Elks hold annual speakeasy night in refurbished Prohibition bar
Patrick Shuster is a Leader Tiems staff writer and can be reached at 724-543-1303, ext. 1337 or via e-mail.
Members of the Kittanning Elks Lodge are hoping Eliot Ness and his Untouchables won't be bursting through their doors and raiding their speakeasy Saturday night.
If they do show up, they better hope they have the correct password, or they won't be getting past the bouncers, according to Danny Shirley Jr., past exalted ruler of the Elks here.
The event has become a tradition over the past five years since Shirley and current exalted ruler Jason Krecota took on the task of refurbishing a dark, hardwood bar located in a room in the basement of the club along North Water St.
"For as long as I can remember, the room was used for storage and as a work area," Shirley said. "Most times you could barely get the door open, let alone see that there was a complete bar in there. I used the bar top as a work bench on more than one occasion."
As the pair began cleaning out the room, exposing the bar, they became curious as to its existence, Krecota said.
"It was one of those things that not too many members knew about or remembered," he said. "But we did some checking and found out that it was, in fact, a Prohibition bar, set up in the 1920s and 1930s."

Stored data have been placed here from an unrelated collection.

@@ -234,9 +236,14 @@
   return pdse_check_launch("gconv");
 }
 
-int pdse_gconv_launch(const pdse_gconv_desc* d, hipStream_t s) { return gconv_launch(d, s, false); }
+int pdse_gconv_launch(const pdse_gconv_desc* d, hipStream_t s) { return gconv_launch(d, s, 0); }
 
 int pdse_gconv_pair_check(const pdse_gconv_desc* d, const pdse_gconv_desc* e) {
-  if (gconv_launch(d, nullptr, true) || gconv_launch(e, nullptr, true)) return 1;
+  if (gconv_launch(d, nullptr, 1) || gconv_launch(e, nullptr, 1)) return 1;
   return pdse_gconv4_pair_check(d, e);
 }
+
+int pdse_gconv_enc_check(const pdse_gconv_desc* d, const pdse_gconv_desc* e) {
+  if (gconv_launch(d, nullptr, 2) || gconv_launch(e, nullptr, 2)) return 1;
+  return pdse_gcrnenc_check(d, e);
+}
diff --git a/prior-diffuse_amd/csrc/gcrnenc.hip b/prior-diffuse_amd/csrc/gcrnenc.hip
--- /dev/null
+++ b/prior-diffuse_amd/csrc/gcrnenc.hip
@@ -0,0 +1,213 @@
+#include <hip/hip_runtime.h>
+#include <stdint.h>
+
+#include "pdse.h"
+#include "pdse_internal.h"
+
+#include "gconv_common.h"
+
+#define ENC_R 8
+#define ENC_NT 320
+#define ENC_P 80
+#define ENC_F0 161
+#define ENC_F1 80
+#define ENC_F2 39
+#define ENC_COLS (ENC_R * ENC_F2)
+#define ENC_CT ((ENC_COLS + 31) / 32)
+
+template <bool CR1>
+__global__ __launch_bounds__(ENC_NT, 3) void gcrn_enc_kernel(const pdse_gconv_desc d, const pdse_gconv_desc e, const int tpw) {
+  __shared__ __attribute__((aligned(16))) float tile[ENC_R * 16 * ENC_P];
+  __shared__ uint4 wfrag[2 * 3 * 2 * 64];
+  __shared__ __attribute__((aligned(16))) float w1tab[16 * 16];
+  const int tid = threadIdx.x;
+  const int lane = tid & 63, wave = __builtin_amdgcn_readfirstlane(tid >> 6);
+  const int col = lane & 31, h = lane >> 5;
+  const int T = d.Tout;
+  const long long N = (long long)d.B * T;
+  const int ntiles = (int)((N + ENC_R - 1) / ENC_R);
+
+  for (int i = tid; i < 2 * 384; i += ENC_NT)
+    wfrag[i] = reinterpret_cast<const uint4*>(i < 384 ? e.w0 : e.w1)[i < 384 ? i : i - 384];
+  if (tid < 256) {
+    const int c = tid >> 4, k = tid & 15;
+    float v;
+    if (k < 12) {
+      const int kk = k < 6 ? k : k - 6, tap = kk >> 1, ci = kk & 1;
+      v = (k < 6 ? d.w0 : d.w1)[(32 * ci + c) * 4 + tap];
+    } else if (k == 12) v = d.bias0 ? d.bias0[c] : 0.f;
+    else if (k == 13) v = d.bias1 ? d.bias1[c] : 0.f;
+    else if (k == 14) v = d.post_scale ? d.post_scale[c] : 1.f;
+    else v = d.post_scale ? d.post_shift[c] : 0.f;
+    w1tab[tid] = v;
+  }
+
+  const int hh = tid >= 160, rem = tid - 160 * hh;
+  const int r1 = rem / 20, q1 = rem - 20 * r1;
+  auto load_x = [&](const int tl, float (&x)[2][9]) {
+    const long long n = (long long)tl * ENC_R + r1;
+    const bool ok = tl < ntiles && n < N;
+    const int b = ok ? (int)(n / T) : 0, t = ok ? (int)(n - (long long)b * T) : 0;
+    const float* p = d.in0.ptr + ((int64_t)b * d.in0.sb + (int64_t)t * d.in0.st + 8 * q1);
+#pragma unroll
+    for (int ci = 0; ci < 2; ++ci)
+#pragma unroll
+      for (int k = 0; k < 9; ++k) x[ci][k] = ok ? p[(int64_t)ci * d.in0.sc + k] : 0.f;
+  };
+
+  const int tile0 = blockIdx.x * tpw;
+  float xc[2][9], xn[2][9];
+  load_x(tile0, xc);
+  __syncthreads();
+
+  const float us = pow2i(-(PDSE_F16_ACT_EXP + e.wexp));
+#pragma unroll 1
+  for (int it = 0; it < tpw; ++it) {
+    const int tl = tile0 + it;
+    if (tl >= ntiles) break;
+    load_x(it + 1 < tpw ? tl + 1 : ntiles, xn);
+
+    {
+      const long long n = (long long)tl * ENC_R + r1;
+      const bool ok = n < N;
+      const int b = ok ? (int)(n / T) : 0, t = ok ? (int)(n - (long long)b * T) : 0;
+      float* const po = d.out + ((int64_t)b * d.out_sb + (int64_t)t * d.out_st + d.out_off + 4 * q1);
+      float* const pl = tile + (r1 * 16 + 8 * hh) * ENC_P + 4 * q1;
+#pragma unroll 1
+      for (int cc = 0; cc < 8; ++cc) {
+        const int c = 8 * hh + cc;
+        const float4 wa = *reinterpret_cast<const float4*>(w1tab + 16 * c), wb = *reinterpret_cast<const float4*>(w1tab + 16 * c + 4),
+                     wc = *reinterpret_cast<const float4*>(w1tab + 16 * c + 8), wd = *reinterpret_cast<const float4*>(w1tab + 16 * c + 12);
+        const float wm[6] = {wa.x, wa.y, wa.z, wa.w, wb.x, wb.y}, wg[6] = {wb.z, wb.w, wc.x, wc.y, wc.z, wc.w};
+        f32x4 v4;
+#pragma unroll
+        for (int i = 0; i < 4; ++i) {
+          float m = 0.f, g = 0.f;
+#pragma unroll
+          for (int tap = 0; tap < 3; ++tap)
+#pragma unroll
+            for (int ci = 0; ci < 2; ++ci) {
+              m = fmaf(wm[2 * tap + ci], xc[ci][2 * i + tap], m);
+              g = fmaf(wg[2 * tap + ci], xc[ci][2 * i + tap], g);
+            }
+          float y = (m + wd.x) * sigmoid_f(g + wd.y);
+          y = y * wd.z + wd.w;
+          v4[i] = act_c<PDSE_ACT_ELU>(y, 0.f);
+        }
+        if (ok) *reinterpret_cast<f32x4*>(po + (int64_t)c * d.out_sc_hi) = v4;
+        *reinterpret_cast<f32x4*>(pl + cc * ENC_P) = v4;
+      }
+    }
+    __syncthreads();
+
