# mhvk/baseband

Measured on AMD Instinct MI355X. Metric: decoded Msamples/s, VDIF 2-bit 1-thread (scan + index + decode, input resident in HBM), higher is better.
Workload: dtype float32; 1 GPU; cfg2: synthetic 8.000 GiB per GPU single-thread VDIF, 2-bit real, 1 channel, EDV 0, 8032-byte frames; input_memory=arena, output_memory=torch.empty, 127.5 GiB (above the readers' 64 GiB arena block limit)

## Files before the change

baseband_amd/_lib.py:

```python
import ctypes as C
import os

import torch

_HERE = os.path.dirname(os.path.abspath(__file__))
EXPERIMENTS = os.environ.get('BB_EXPERIMENTS', '') not in ('', '0')
LIB_PATH = os.path.join(_HERE, 'libbbdecode_exp.so' if EXPERIMENTS else 'libbbdecode.so')

BB_OK = 0
BB_EIO = -5
BB_EINVAL = -22
BB_ERANGE = -34
BB_ENOTSUP = -95

CODER_VDIF = 0
CODER_MARK5B = 1
CODER_INT = 2

OUT_F32 = 0
OUT_F16 = 1
OUT_BF16 = 2

FRAME_OK = 0x1
FRAME_INVALID = 0x2
# ... 3 lines not shown
TUNE_ENCODE_DIRECT = 5
TUNE_GATHER_BYTES = 6
TUNE_TILES_PER_WAVE = 7
TUNE_TILED_STAGE = 10
TUNE_MKBF_CHANNELS = 11
TUNE_GATHER_CHUNKS = 12
TUNE_SEG_TILES = 13
TUNE_WORK_STRIPES = 18
TUNE_XPOSE = 19
TUNE_XPOSE_ROWS = 20
TUNE_M4_WIDEN = 22
TUNE_SELECT_BYTES = 23
TUNE_LUT_TILES = 24
TUNE_M4_TILES = 26
TUNE_XPOSE_TC = 27
TUNE_XPOSE_MIN_NC = 28
TUNE_ENCODE_RUNS = 30
TUNE_GATHER_GLDS = 36
TUNE_ENCODE_STRIPES = 38
TUNE_SELECT_PICK = 39
TUNE_PICK_BYTES = 40
TUNE_VDIF8_LDS_GIB = 41
TUNE_TOUCH_MIB = 42
TUNE_FLAT_VARIANT = 0
TUNE_NT_STORES = 1
TUNE_NT_LOADS = 3
TUNE_TILES_PER_WAVE_8BIT = 8
TUNE_LDS_PAD = 9
TUNE_FRONT_GROUP = 14
TUNE_FRONT_STEPS = 15
TUNE_OUT_STRIPE_W = 16
TUNE_OUT_STRIPE_S = 17
TUNE_BYTE_LUT = 21
TUNE_LUT_SMALL = 25
TUNE_FLAT8_LDS = 29
TUNE_BURST = 31
TUNE_COPY = 35
TUNE_M4_LDS = 37
TUNE_BURST_BYTES = 32
TUNE_BURST_PERIOD = 33
TUNE_BURST_WAVES = 34


class BBError(RuntimeError):
    def __init__(self, code, where):
        self.code = code
# ... 162 lines not shown
    ('bb_count_states_bins', C.c_int, [_vp, _sz, _vp, _sz, C.POINTER(StatesParams), C.c_uint64, C.c_uint64,
                                       C.c_uint64, _vp, _sz, _vp]),
    ('bb_count_states_bins_check', C.c_int, [C.POINTER(StatesParams), C.c_uint64]),
    ('bb_i8_moments', C.c_int, [_vp, _sz, _vp, _sz, C.POINTER(MomentsParams), _vp, _sz, _vp]),
    ('bb_i8_moments_check', C.c_int, [C.POINTER(MomentsParams)]),
    ('bb_i8_coherence', C.c_int, [_vp, _sz, _vp, _sz, C.POINTER(MomentsParams), _vp, _sz, _vp]),
    ('bb_i8_coherence_check', C.c_int, [C.POINTER(MomentsParams)]),
    ('bb_repack_frames', C.c_int, [_vp, _sz, _vp, _sz, C.POINTER(RepackParams), _vp, _sz, _vp]),
    ('bb_repack_check', C.c_int, [C.POINTER(RepackParams)]),
    ('bb_requant_frames', C.c_int, [_vp, _sz, _vp, _sz, C.POINTER(RequantParams), _vp, _sz, _vp]),
    ('bb_requant_check', C.c_int, [C.POINTER(RequantParams)]),
    ('bb_recode_frames', C.c_int, [_vp, _sz, _vp, _sz, C.POINTER(RecodeParams), _vp, _sz, _vp]),
    ('bb_recode_check', C.c_int, [C.POINTER(RecodeParams)]),
    ('bb_recode_frames_tables', C.c_int, [_vp, _sz, _vp, _sz, C.POINTER(RecodeParams), _vp, _sz, _vp, _sz, _vp]),
    ('bb_recode_tables_check', C.c_int, [C.POINTER(RecodeParams)]),
    ('bb_fetch_counter', C.c_int, [_vp, _vp, _vp, _vp]),
    ('bb_mark5b_read_window', C.c_int, [_vp, _sz, C.POINTER(Mark5BScanParams), _sz, _sz, C.POINTER(DecodeParams),
                                        _vp, C.c_int, _vp, _vp, _vp, _sz, _sz, _vp, _vp, _vp, _vp]),
    ('bb_mark4_read_window', C.c_int, [_vp, _sz, C.POINTER(Mark4ScanParams), _sz, _sz,
                                       C.POINTER(Mark4DecodeParams), C.c_int, _vp, _vp, _vp, _sz, _sz, _vp, _vp,
                                       _vp, _vp]),
    ('bb_vdif_read_window', C.c_int, [_vp, _sz, C.POINTER(VDIFScanParams), _sz, _vp, _sz, C.POINTER(DecodeParams),
                                      _vp, C.c_int, _vp, _vp, _vp, _sz, C.c_uint32, _sz, _vp, _vp, _vp, _vp]),
    ('bb_mark4_scan', C.c_int, [_vp, _sz, C.POINTER(Mark4ScanParams), _vp, _sz, _vp]),
    ('bb_mark4_locate', C.c_int, [_vp, _sz, C.c_int, _vp, _sz, _vp, _vp]),
    ('bb_mark4_header_crc', C.c_int, [_vp, _sz, C.c_int, _vp, C.c_int64, _sz, _vp, _vp]),
    ('bb_mark4_scan_at', C.c_int, [_vp, _sz, C.POINTER(Mark4ScanParams), _vp, _sz, _vp, _vp]),
    ('bb_decode_mark4', C.c_int, [_vp, _sz, _vp, _sz, C.POINTER(Mark4DecodeParams), _vp, _sz, _vp]),
    ('bb_decode_mark4_select', C.c_int, [_vp, _sz, _vp, _sz, C.POINTER(Mark4DecodeParams), C.c_int,
                                         _vp, _sz, _vp]),
    ('bb_decode_i8_tiled', C.c_int, [_vp, _sz, _vp, _sz, C.POINTER(TiledParams), _vp, _sz, _vp]),
    ('bb_encode_flat', C.c_int, [_vp, _sz, C.c_int, C.c_int, _vp, _sz, _vp]),
    ('bb_encode_mark4', C.c_int, [_vp, _sz, C.c_int, C.POINTER(C.c_uint8), C.POINTER(C.c_uint8), _vp, _sz, _vp]),
    ('bb_tune', C.c_int, [C.c_int, C.c_int]),
    ('bb_arena_create', C.c_int, [_sz, C.POINTER(_vp)]),
    ('bb_arena_alloc', C.c_int, [_vp, _sz, C.POINTER(_vp)]),
    ('bb_arena_prepare', C.c_int, [_vp, _sz]),
    ('bb_arena_owns', C.c_int, [_vp, _vp]),
    ('bb_arena_free', C.c_int, [_vp, _vp]),
    ('bb_arena_trim', C.c_int, [_vp, C.POINTER(_sz)]),
    ('bb_arena_get_stats', C.c_int, [_vp, C.POINTER(ArenaStats)]),
    ('bb_arena_destroy', C.c_int, [_vp]),
]

EXPERIMENT_SIGNATURES = [
    ('bb_debug_trace', C.c_int, [_vp]),
# ... 157 lines not shown
```

baseband_amd/base/base.py:

```python
import operator
import io
import os
import threading
import warnings

import numpy as np
import torch

from .. import _lib
from .. import kernels
from ..placement import empty_output
from .. import placement as _placement
from ..staging import host_image, WindowPipeline
from .packed import PackedBytesMixin
from .quantities import as_time, as_timedelta, is_time_like, is_duration_like

_SIDE_SCAN = os.environ.get('BB_SIDE_SCAN', '1') not in ('0', 'no', 'off')
_scan_streams = {}
_scan_streams_lock = threading.Lock()

__all__ = ['FileBase', 'VLBIFileReaderBase', 'GPUStreamReaderBase',
           'HeaderNotFoundError']
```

The small room in the basement of the club came complete with an attached, insulated ice house, where beer kegs were brought in from street level through a window and hooked up to a tap system that was built into the floor between both rooms.
"It was a gravity system," Krecota said. "They kegs stayed in the ice house and the beer flowed through the pipe into the barroom and into the tap on the bar."
Krecota and Shirley spent quite a bit of time restoring the bar to remove years of grime and dirt and were able to being the natural wood back to life.
"It's a really beautiful old bar," Krecota said. 'We tried hard to rig up the original tap system, but there was just no way to work the system with the original pipes and stuff. It would have been neat to see it operate like it did back in that time."
After the bar restoration was complete Shirley and Krecota came up with the idea of hosting an annual speakeasy night, where members and guests would dress up like mobsters and flappers and enjoy a night out.
"The first year we did it in 2006, about half the people dressed up in costume," Shirley said. "But every since then, about 90 percent of the people dress up to come to the speakeasy."
"It's a really fun time. We have a live band, similar to the way it was back in Prohibition days, and we follow the same things that were done back then," he said. "We re-enact the announcement about Prohibition going into effect and we shut down the main bar upstairs."
Shirley said after that point, one person is given a secret password that gets passed by word of mouth for the bouncers to allow people to enter the speakeasy bar.
"We even offer drinks at the prices charged back then," Krecota said. "We did a lot of research into the whole speakeasy scene and the Prohibition law so that we could make it as authentic as the bar itself is."
Saturday's event isn't just an excuse to pretend to be Al Capone and his gang, it also doubles as a fund-raiser for the Elks Home Service Program which is an in-home nursing care management service offered to those with developmental disabilities, such as cerebral palsy.
"A portion of the proceeds go to the service program, so it makes the night even more special to know that we are helping those who need it," Shirley said.
The speakeasy event will begin for members and guests at 8 p.m. with live music by local band Smoke 'Em If You Got 'Em at 9 p.m. The price is $6 for individuals and $10 for couples.